# Filling the grain with a Tung Oil finish



## mlacab (Oct 21, 2008)

I am trying to acheave a hand rubbed finish on varius veneers. One in particular is Wenge. Does anybody have any suggestions on how to fill the grain and use a Tung Oil finish. I have heard that you can't spray a sealer (multiple coats) to fill the grain as the Oil will not penetrate the wood. I am also hearing the same regarding a paste filler. I am on a deadline to get samples out and would be thankfull for any and all feedback. Thanks,MLACAB


----------



## cabinetman (Jul 5, 2007)

*WELCOME TO THE FORUM*

Wenge is a porous and oily wood. Take a sample and give it a good wipe down with acetone. Then use a paste wood filler. Use *this one* or similar one that is solvent based.

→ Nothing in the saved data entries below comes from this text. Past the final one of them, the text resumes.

# t-taniai/LocalExpStereo

Measured on AMD Instinct MI355X. Metric: Mcost-evals/s (pixels x hypotheses / s), guided-filter cost aggregation, 1500x1000x256 vol, higher is better.
Workload: dtype i32 fixed-point box sums (exact; i64 stage-2 window sums), f32 3x3 algebra and combination

## Files before the change

localexpstereo_amd/csrc/les_hip.hip:

```cpp
#include "../../include/localexp_hip.h"
#include "les_kernels.h"
#include "les_march.h"
#include "les_propose.h"
#include "les_post.h"
#include "les_pairwise.h"
#include "les_maxflow.h"
#include "les_maxflow_tiled.h"
#include "les_maxflow_cell.h"

#include "../host/ResidualCut.h"

#include <algorithm>
#include <atomic>
#include <chrono>
#include <cstdint>
#include <mutex>
#if !defined(LES_SIM)
#include <dlfcn.h>
#endif
#include <cstdarg>
#include <cstdio>
#include <cstdlib>
#include <cstring>
#include <string>
#include <vector>

namespace {

thread_local std::string g_err;

int fail(int code, const char* fmt, ...)
{
    char buf[512];
    va_list ap;
    va_start(ap, fmt);
    vsnprintf(buf, sizeof buf, fmt, ap);
    va_end(ap);
    g_err = buf;
    return code;
}

enum FallbackReason { FB_RADIUS = 0, FB_NONFINITE, FB_RANGE, FB_THRESHOLD, FB_IMAGE_SIZE, FB_GEOMETRY, FB_PATCHES, FB_GUIDE, FB_COUNT };
void note_fallback(std::atomic<unsigned>& seen, FallbackReason r, const char* fmt, ...)
{
    if (seen.fetch_or(1u << r, std::memory_order_relaxed) & (1u << r)) return;
    static const bool quiet = [] { const char* e = getenv("LES_HIP_QUIET"); return e && atoi(e) != 0; }();
    if (quiet) return;
    char buf[512];
    va_list ap;
    va_start(ap, fmt);
    vsnprintf(buf, sizeof buf, fmt, ap);
    va_end(ap);
    fprintf(stderr, "localexp_hip: strip kernel instead of the march kernel: %s (LES_HIP_QUIET=1 silences this note)\n", buf);
}

#define HIPCHECK(expr)                                                                               \
    do {                                                                                             \
        hipError_t e_ = (expr);                                                                      \
        if (e_ != hipSuccess)                                                                        \
            return fail(LES_HIP_ERR_DEVICE, "%s failed: %s (%s:%d)", #expr, hipGetErrorString(e_), __FILE__, __LINE__); \
    } while (0)

#include "les_hip_march_tables.inc"

struct ViewData {
    float* vol = nullptr;
    bool own_vol = false;
    float4* stats = nullptr;
    uint32_t* ipk = nullptr;
    uint32_t* ipk10 = nullptr;
    float4* feat = nullptr;
    uint32_t* ipk8 = nullptr;
    float* mstats = nullptr;
    float* vol_t = nullptr;
    bool march_ok = false;
    unsigned dmax_bits = 0;
    les::MarchView mv = {};
};

}

struct MtHost;
namespace { void mt_host_free(MtHost* m); }

struct les_hip_ctx {
    les_hip_params p;
    int R;
    const StripEntry* strip;
    const MarchEntry* march = nullptr;
    int ncu = 256;
    std::atomic<unsigned> fallback_seen{0};
    hipStream_t stream;
    les::Geom geom;
    ViewData v[2];
    float naive_alpha = 0;
    int naive = 0;
    float th_color = 0, th_grad = 0;
    float4* d_planes = nullptr; size_t planes_cap = 0;
    float* d_map = nullptr;
    les::WtaJob* d_wta = nullptr; size_t wta_cap = 0;
    float4* d_wta_planes = nullptr; size_t wta_planes_cap = 0;
    float* d_pw_tab = nullptr; float pw_omega = -1.f, pw_epsilon = -1.f;
    std::mutex mu;
    unsigned long long gen = 0;
    std::vector<les_hip_scratch*> idle_scratch;
    bool maxflow_lds_ready = false;
    bool maxflow_tiled_lds_ready = false;
    std::vector<les_hip_scratch*> own_scratch;
    std::vector<MtHost*> mt_idle;
};

struct les_hip_batch {
    int n = 0, njobs = 0, out_slabs = 0, R = 0;
    les::Job* d_jobs = nullptr;
    les::Job* d_mjobs = nullptr;
    const MarchEntry* mentry = nullptr;
    int nmgroups = 0;
    bool march_ok = false;
    les::RawCall* d_rawcalls = nullptr;
    long long* d_raw_off = nullptr;
    long long raw_floats = 0;
    int raw_chunks = 1;
    mutable float* d_raw[2] = {nullptr, nullptr};
    std::vector<les_hip_rect> targets;
    int device = 0;
    les::Rect4* d_units = nullptr;
    les::WtaJob* d_targets = nullptr;
    les::RansacScratch rs = {nullptr, nullptr, nullptr, nullptr, nullptr, nullptr, 0, nullptr};
    int wta_chunks = 1;
    int graph_chunks = 1;
    std::vector<long long> graph_off;
    long long graph_nodes = 0;
    long long* d_graph_off = nullptr;
    double* d_flow0 = nullptr;
    mutable std::mutex mt_mu;
    mutable les::MtTile* d_mt_tiles = nullptr;
    mutable int* d_mt_tiles_per_cell = nullptr;
    mutable int mt_ntiles = -1;
    mutable std::mutex mf_mu;
    mutable int* d_mf_list = nullptr;
    mutable int mf_list_key = -1;
    mutable int mf_count[3] = {0, 0, 0};
};

struct les_hip_scratch {
    les_hip_ctx* c = nullptr;
    hipStream_t stream = nullptr;
    float* d_tile = nullptr; float* h_tile = nullptr; size_t tile_cap = 0;
    float4* d_plane = nullptr; float4* h_plane = nullptr;
    struct Entry { les_hip_rect f, t; int want_march; const void* march; int njobs, ngroups; les::Job* d_jobs; unsigned long long stamp; };
    float* d_raw = nullptr; size_t raw_cap = 0;
    les::RawCall* d_rawcall = nullptr; long long* d_raw_off = nullptr;
    les_hip_rect raw_f = {-1, -1, -1, -1};
    std::vector<Entry> cache;
    unsigned long long clock = 0;
};

namespace {

std::atomic<unsigned long long> g_ctx_gen{0};
std::mutex g_live_mu;
std::vector<std::pair<unsigned long long, les_hip_ctx*>> g_live;
void release_hidden_scratch(unsigned long long gen, les_hip_scratch* s)
{
    std::lock_guard<std::mutex> lk(g_live_mu);
    for (auto& e : g_live)
        if (e.first == gen) {
            std::lock_guard<std::mutex> lk2(e.second->mu);
            e.second->idle_scratch.push_back(s);
            return;
        }
}
thread_local unsigned long long tl_stream_gen = 0;
thread_local hipStream_t tl_stream = nullptr;
inline hipStream_t cur_stream(const les_hip_ctx* c) { return (tl_stream_gen != 0 && tl_stream_gen == c->gen) ? tl_stream : c->stream; }

#include "les_hip_march.inc"

float naive_alpha(const les_hip_ctx* c) { return c->naive_alpha; }

}

#include "les_hip_context.inc"
#include "les_hip_batch.inc"
#include "les_hip_cuts.inc"
#include "les_hip_ingest_post.inc"
#include "les_hip_exchange.inc"
```

localexpstereo_amd/csrc/les_hip_batch.inc:

```
extern "C" {
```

Once you are done with that procedure, you can use most any finish. The products marked "Tung Oil Finish" may or may not have any pure tung oil in it at all. Most "finishes" marked that way are a mix of an oil, usually boiled linseed oil, mineral spirits, and an oil base varnish, usually mixed in thirds. You can use those or mix your own and increase the varnish ratio to 50%.

Or, you could just use as a wipe on finish a thinned mix of oil base varnish or oil base polyurethane, and mineral spirits.


----------



## Rob (Oct 31, 2006)

I would do as cabinetman suggested but would use a spitcoat of dewaxed shellac before applying the filler. The oils may come back to haunt you without a barrier coat of some kind.


----------